[Opening Records shown section]
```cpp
struct Uni {
  float dt, inv_dt, gravity, contact_k, contact_c, inv_phi_ref, contact_ct, contact_vdep, contact_vstick, limit_k, limit_c, force_threshold;
  float inv_hscale, x0, y0;
  int is_plane, nx, ny;
  double x0d, y0d, inv_hd;
  uint32_t trunk_restart;
};
template <class Ctx>
RL_FN Uni make_uni(const Ctx& ctx, const TaskTab& T) {
  Uni u;
  u.dt = ctx.uniform(T.dt); u.inv_dt = ctx.uniform(1.0f / T.dt); u.gravity = ctx.uniform(T.gravity);
  u.contact_k = ctx.uniform(T.contact_k); u.contact_c = ctx.uniform(T.contact_c); u.inv_phi_ref = ctx.uniform(1.0f / T.contact_phi_ref);
  u.contact_ct = ctx.uniform(T.contact_ct); u.contact_vdep = ctx.uniform(T.contact_vdep); u.contact_vstick = ctx.uniform(T.contact_vstick);
  u.limit_k = ctx.uniform(T.limit_k); u.limit_c = ctx.uniform(T.limit_c); u.force_threshold = ctx.uniform(T.force_threshold);
  u.inv_hscale = ctx.uniform(T.is_plane ? 1.0f : 1.0f / T.hscale); u.x0 = ctx.uniform(T.x0); u.y0 = ctx.uniform(T.y0);
  u.is_plane = ctx.uniform_i(T.is_plane); u.nx = ctx.uniform_i(T.nx); u.ny = ctx.uniform_i(T.ny);
  auto uni_d = [&](double v) {
    union { double d; int i[2]; } w;
    w.d = v;
    w.i[0] = ctx.uniform_i(w.i[0]); w.i[1] = ctx.uniform_i(w.i[1]);
    return w.d;
  };
// ... 490 lines not shown
    static_for<0, 3>([&](auto dc) __attribute__((always_inline)) {
      constexpr int D = 1 << decltype(dc)::value;
      float w[12] = {Rl.r0.x, Rl.r0.y, Rl.r0.z, Rl.r1.x, Rl.r1.y, Rl.r1.z, Rl.r2.x, Rl.r2.y, Rl.r2.z, pl.x, pl.y, pl.z};
      ctx.template sub_shr<D>(w);
      const M3 Rq{{w[0], w[1], w[2]}, {w[3], w[4], w[5]}, {w[6], w[7], w[8]}};
      const V3 pq{w[9], w[10], w[11]};
      const bool take = sub >= D;
      const M3 Rn = mul(Rq, Rl);
      const V3 pn = pq + mul(Rq, pl);
      Rl = select_m3(take, Rn, Rl);
      pl = select3(take, pn, pl);
    });
    const M3 Rj = mul(Ra, Rl);
    const V3 pj = pa + mul(Ra, pl);
    const V3 axj = mul(Rj, al_s);
    if (has) C.set(js, Rj, pj, axj);
    if constexpr (VEL) {
      const SV Sj{axj, cross(pj, axj)};
      const SV vj = Sj * (has ? qds : 0.f);
      float vs[6] = {vj.a.x, vj.a.y, vj.a.z, vj.l.x, vj.l.y, vj.l.z};
      static_for<0, 3>([&](auto dc) __attribute__((always_inline)) {
        constexpr int D = 1 << decltype(dc)::value;
        float w[6] = {vs[0], vs[1], vs[2], vs[3], vs[4], vs[5]};
        ctx.template sub_shr<D>(w);
        const bool take = sub >= D;
#pragma unroll
        for (int i = 0; i < 6; ++i) vs[i] += take ? w[i] : 0.f;
      });
      const SV Vj = Va + SV{{vs[0], vs[1], vs[2]}, {vs[3], vs[4], vs[5]}};
      const SV cj = crm(Vj, vj);
      float cs[6] = {cj.a.x, cj.a.y, cj.a.z, cj.l.x, cj.l.y, cj.l.z};
      static_for<0, 3>([&](auto dc) __attribute__((always_inline)) {
        constexpr int D = 1 << decltype(dc)::value;
        float w[6] = {cs[0], cs[1], cs[2], cs[3], cs[4], cs[5]};
        ctx.template sub_shr<D>(w);
        const bool take = sub >= D;
#pragma unroll
        for (int i = 0; i < 6; ++i) cs[i] += take ? w[i] : 0.f;
      });
      const SV aj = aa + SV{{cs[0], cs[1], cs[2]}, {cs[3], cs[4], cs[5]}};
      if (has) {
        float* w = va_words(js);
        st4(w, F4{Vj.a.x, Vj.a.y, Vj.a.z, Vj.l.x});
        st4(w + 4, F4{Vj.l.y, Vj.l.z, aj.a.x, aj.a.y});
        st4(w + 8, F4{aj.a.z, aj.l.x, aj.l.y, aj.l.z});
      }
    }
  }

  Ctx& ctx;
  const KState& S;
  const TablesT<TP>& T;
  const LaneTabT<TP>& L;
  const Uni u;
  int e, k, sub, li, Np;
  static constexpr int MAXOWN = SUB == 1 ? NBS : LaneTabT<TP>::template maxown<SUB>();
  int own[MAXOWN];
  static constexpr bool STATE_BUF = SUB == 1;
  float* lt;
  float* et;
  typename Ctx::StateBuf lt_b, et_b;
  uint32_t lt_off, et_off;
  struct BufRef {
    const typename Ctx::StateBuf& b;
    uint32_t voff, soff;
    RL_FN operator float() const { return Ctx::buf_ld(b, voff, soff); }
    RL_FN float operator=(float v) const { Ctx::buf_st(b, voff, soff, v); return v; }
  };
  struct PtrRef {
    float* p;
    RL_FN operator float() const { return *p; }
    RL_FN float operator=(float v) const { *p = v; return v; }
  };
  V3 pos, vlin, vang;
  Q4 quat;
  float q[JX], qd[JX], kp[JX], kd[JX], act[JX], prev_act[JX];
  V3 base_com;
  V3 wr_com;
  V3 extF, extT;
  float fric0[3];
  float tau_app[JX], qacc[JX];
  static constexpr int NOWN = LsFor<TP, Ctx::SUB>::NOWN;
  static constexpr bool GRAN = LsFor<TP, Ctx::SUB>::GRAN;
  LsMat<LSS, NOWN, 4, GRAN> tim;
  LsMat<LSS, NOWN, 3, GRAN> hist_n;
  LsMat<LSS, NOWN, 3, GRAN> cf;
  LsMat<LSS, NOWN, 3, GRAN> fric;

  RL_FN EnvLane(Ctx& c, const KState& s)
      : ctx(c), S(s), T(c.template tables<TablesT<TP>>()), L(c.template tables<TablesT<TP>>().lane[c.k()]), u(make_uni(c, c.template tables<TablesT<TP>>())), tim{c.template lane_scratch<GRAN>() + LS::TIM * LSS, {}}, hist_n{c.template lane_scratch<GRAN>() + LS::HIST * LSS, {}},
        cf{c.template lane_scratch<GRAN>() + LS::CF * LSS, {}}, fric{c.template lane_scratch<GRAN>() + LS::FRIC * LSS, {}} {
    e = ctx.env();
    k = ctx.k();
    sub = ctx.sub();
    li = k * SUB + sub;
    Np = S.Npad;
#pragma unroll
    for (int i = 0; i < MAXOWN; ++i) {
      if constexpr (SUB == 8) own[i] = -1;
      else own[i] = SUB == 1 ? i : (SUB == 2 ? L.own_slot2[sub & 1][i < LaneTabT<TP>::MAXOWN2 ? i : 0] : L.own_slot[sub & 3][i < LaneTabT<TP>::MAXOWN ? i : 0]);
    }
    if constexpr (SUB == 8) {
      int n = 0;
#pragma unroll
      for (int sl = 0; sl < NBS; ++sl) {
        const bool mine = (L.slot_body[sl] >= 0 || (sl == 0 && L.base_body_local >= 0)) && (L.slot_grp[sl] & 7) == sub;
#pragma unroll
        for (int i = 0; i < MAXOWN; ++i) own[i] = (mine && n == i) ? sl : own[i];
        n += mine ? 1 : 0;
      }
    }
    tim.set_own(own); hist_n.set_own(own); cf.set_own(own); fric.set_own(own);
    if constexpr (STATE_BUF) {
      lt_b = Ctx::state_buf(ctx.uniform_ptr(S.lane_state + (size_t)ctx.tile() * ((size_t)LY.NF_LANE * ROW)), (uint32_t)LY.NF_LANE * ROW * (uint32_t)sizeof(float));
      et_b = Ctx::state_buf(ctx.uniform_ptr(S.env_state + (size_t)ctx.tile() * ((size_t)LY.NF_ENV * EPT)), (uint32_t)LY.NF_ENV * (uint32_t)EPT * (uint32_t)sizeof(float));
      lt_off = (uint32_t)sizeof(float) * (uint32_t)(ctx.env_in_tile() * NLANE + k);
      et_off = (uint32_t)sizeof(float) * (uint32_t)ctx.env_in_tile();
    } else {
      lt = S.lane_state + (size_t)ctx.tile() * ((size_t)LY.NF_LANE * ROW) + (uint32_t)(ctx.env_in_tile() * NLANE + k);
      et = S.env_state + (size_t)ctx.tile() * ((size_t)LY.NF_ENV * EPT) + (uint32_t)ctx.env_in_tile();
    }
  }
#ifdef RL_PHASE_CLOCK_ON
  long long ph_t0 = 0;
  int ph_cur = 0;
  __device__ __forceinline__ void phase_stamp(int id) {
    __builtin_amdgcn_s_waitcnt(0);
    const long long t = (long long)__builtin_readcyclecounter();
    if (ctx.lane == 0 && ph_t0 != 0) {
      float* row = S.rew_terms + (size_t)RL_PHASE_ROW0 * (size_t)S.Npad + (size_t)ctx.tile() * RL_PHASE_SLOTS;
      row[ph_cur] += (float)(t - ph_t0);
    }
    ph_cur = id;
    __builtin_amdgcn_s_waitcnt(0);
    ph_t0 = (long long)__builtin_readcyclecounter();
  }
#endif
  RL_FN auto LF(int f) const {
    if constexpr (STATE_BUF) {
      const uint32_t o = (uint32_t)f * ROW * (uint32_t)sizeof(float);
      return __builtin_constant_p(f) ? BufRef{lt_b, lt_off, o} : BufRef{lt_b, lt_off + o, 0u};
    } else return PtrRef{lt + (uint32_t)f * ROW};
  }
  RL_FN auto EF(int f) const {
    if constexpr (STATE_BUF) {
      const uint32_t o = (uint32_t)f * (uint32_t)EPT * (uint32_t)sizeof(float);
      return __builtin_constant_p(f) ? BufRef{et_b, et_off, o} : BufRef{et_b, et_off + o, 0u};
    } else return PtrRef{et + (uint32_t)f * (uint32_t)EPT};
  }
  static constexpr bool M0 = TP::M0 != 0;
  static constexpr int G0 = M0 ? 1 : 0;
  RL_FN int grp_of(int it) const { return G0 + sub + SUB * it; }
  static constexpr bool slot_live(int it, int s) {
    const int lo = G0 + SUB * it, hi = lo + SUB - 1 < CL ? lo + SUB - 1 : CL;
    return spec_slot_any<SP>(s, SPL, lo, hi);
  }
  RL_FN bool owns_group(int g) const { return SUB == 1 || (g < G0 ? sub == 0 : ((g - G0) % SUB) == sub); }
  RL_FN bool on_base(int g, int s) const { return M0 && ((L.sph_base_mask >> (g * SPL + s)) & 1u) != 0u; }
  RL_FN static SV pick_sv(bool c, const SV& a, const SV& b) {
    return SV{{c ? a.a.x : b.a.x, c ? a.a.y : b.a.y, c ? a.a.z : b.a.z}, {c ? a.l.x : b.l.x, c ? a.l.y : b.l.y, c ? a.l.z : b.l.z}};
  }
  RL_FN uint32_t base_bits() const { return M0 ? L.sph_base_mask : ((1u << SPL) - 1u); }
  RL_FN bool owns_slot(int s) const { return owns_group(L.slot_grp[s]); }

  RL_FN void load() {
    pos = {EF(LY.EF_ROOT + 0), EF(LY.EF_ROOT + 1), EF(LY.EF_ROOT + 2)};
    quat = {EF(LY.EF_ROOT + 3), EF(LY.EF_ROOT + 4), EF(LY.EF_ROOT + 5), EF(LY.EF_ROOT + 6)};
    vlin = {EF(LY.EF_ROOT + 7), EF(LY.EF_ROOT + 8), EF(LY.EF_ROOT + 9)};
    vang = {EF(LY.EF_ROOT + 10), EF(LY.EF_ROOT + 11), EF(LY.EF_ROOT + 12)};
    extF = {EF(LY.EF_WRENCH + 0), EF(LY.EF_WRENCH + 1), EF(LY.EF_WRENCH + 2)};
    extT = {EF(LY.EF_WRENCH + 3), EF(LY.EF_WRENCH + 4), EF(LY.EF_WRENCH + 5)};
    base_com = {EF(LY.EF_BASE_COM + 0), EF(LY.EF_BASE_COM + 1), EF(LY.EF_BASE_COM + 2)};
    if (NW > 0) wr_com = {EF(LY.EF_WR_COM + 0), EF(LY.EF_WR_COM + 1), EF(LY.EF_WR_COM + 2)};
    else wr_com = base_com;
#pragma unroll
    for (int j = 0; j < CL; ++j) {
      q[j] = LF(LY.LF_Q + j);
      qd[j] = LF(LY.LF_QD + j);
      kp[j] = LF(LY.LF_KP + j);
      kd[j] = LF(LY.LF_KD + j);
      act[j] = LF(LY.LF_ACT + j);
    }
#pragma unroll
    for (int i = 0; i < NW; ++i) {
      q[CL + i] = EF(LY.EF_TQ + i);
      qd[CL + i] = EF(LY.EF_TQD + i);
      kp[CL + i] = EF(LY.EF_TKP + i);
      kd[CL + i] = EF(LY.EF_TKD + i);
      act[CL + i] = EF(LY.EF_TACT + i);
    }
#pragma unroll
    for (int j = 0; j < JX; ++j) {
      tau_app[j] = 0.f;
      qacc[j] = 0.f;
    }
    if (M0) {
#pragma unroll
      for (int t = 0; t < 3; ++t) fric0[t] = LF(LY.LF_FRICTION + t);
    }
#pragma unroll
    for (int i = 0; i < MAXOWN; ++i) {
      const int s = own[i];
      if (s < 0) continue;
      tim.st(s, F4{LF(LY.LF_TIMERS + s * 4 + 0), LF(LY.LF_TIMERS + s * 4 + 1), LF(LY.LF_TIMERS + s * 4 + 2), LF(LY.LF_TIMERS + s * 4 + 3)});
      fric.st(s, F4{LF(LY.LF_FRICTION + s * 3 + 0), LF(LY.LF_FRICTION + s * 3 + 1), LF(LY.LF_FRICTION + s * 3 + 2), 0.f});
      cf.st(s, F4{0.f, 0.f, 0.f, 0.f});
      hist_n.st(s, F4{0.f, 0.f, 0.f, 0.f});
    }
  }

  RL_FN void store() {
    if (li == 0) {
      EF(LY.EF_ROOT + 0) = pos.x; EF(LY.EF_ROOT + 1) = pos.y; EF(LY.EF_ROOT + 2) = pos.z;
      EF(LY.EF_ROOT + 3) = quat.w; EF(LY.EF_ROOT + 4) = quat.x; EF(LY.EF_ROOT + 5) = quat.y; EF(LY.EF_ROOT + 6) = quat.z;
      EF(LY.EF_ROOT + 7) = vlin.x; EF(LY.EF_ROOT + 8) = vlin.y; EF(LY.EF_ROOT + 9) = vlin.z;
      EF(LY.EF_ROOT + 10) = vang.x; EF(LY.EF_ROOT + 11) = vang.y; EF(LY.EF_ROOT + 12) = vang.z;
      EF(LY.EF_WRENCH + 0) = extF.x; EF(LY.EF_WRENCH + 1) = extF.y; EF(LY.EF_WRENCH + 2) = extF.z;
      EF(LY.EF_WRENCH + 3) = extT.x; EF(LY.EF_WRENCH + 4) = extT.y; EF(LY.EF_WRENCH + 5) = extT.z;
#pragma unroll
      for (int i = 0; i < NW; ++i) {
        EF(LY.EF_TQ + i) = q[CL + i];
        EF(LY.EF_TQD + i) = qd[CL + i];
        EF(LY.EF_TKP + i) = kp[CL + i];
        EF(LY.EF_TKD + i) = kd[CL + i];
        EF(LY.EF_TACT + i) = act[CL + i];
      }
    }
    if (sub == 0) {
#pragma unroll
      for (int j = 0; j < CL; ++j) {
        LF(LY.LF_Q + j) = q[j];
        LF(LY.LF_QD + j) = qd[j];
        LF(LY.LF_KP + j) = kp[j];
        LF(LY.LF_KD + j) = kd[j];
        LF(LY.LF_ACT + j) = act[j];
      }
    }
#pragma unroll
    for (int i = 0; i < MAXOWN; ++i) {
      const int s = own[i];
      if (s < 0 || (s == 0 && SUB > 1 && L.slot_body[0] < 0)) continue;
      const F4 t4 = tim.ld(s);
      LF(LY.LF_TIMERS + s * 4 + 0) = t4.x; LF(LY.LF_TIMERS + s * 4 + 1) = t4.y; LF(LY.LF_TIMERS + s * 4 + 2) = t4.z; LF(LY.LF_TIMERS + s * 4 + 3) = t4.w;
// ... 1170 lines not shown
```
[Closing Records shown section]
* Exercise goal:
Tally the lines of the material above that include the word "mine", then state that tally alone.

* Your solution:
3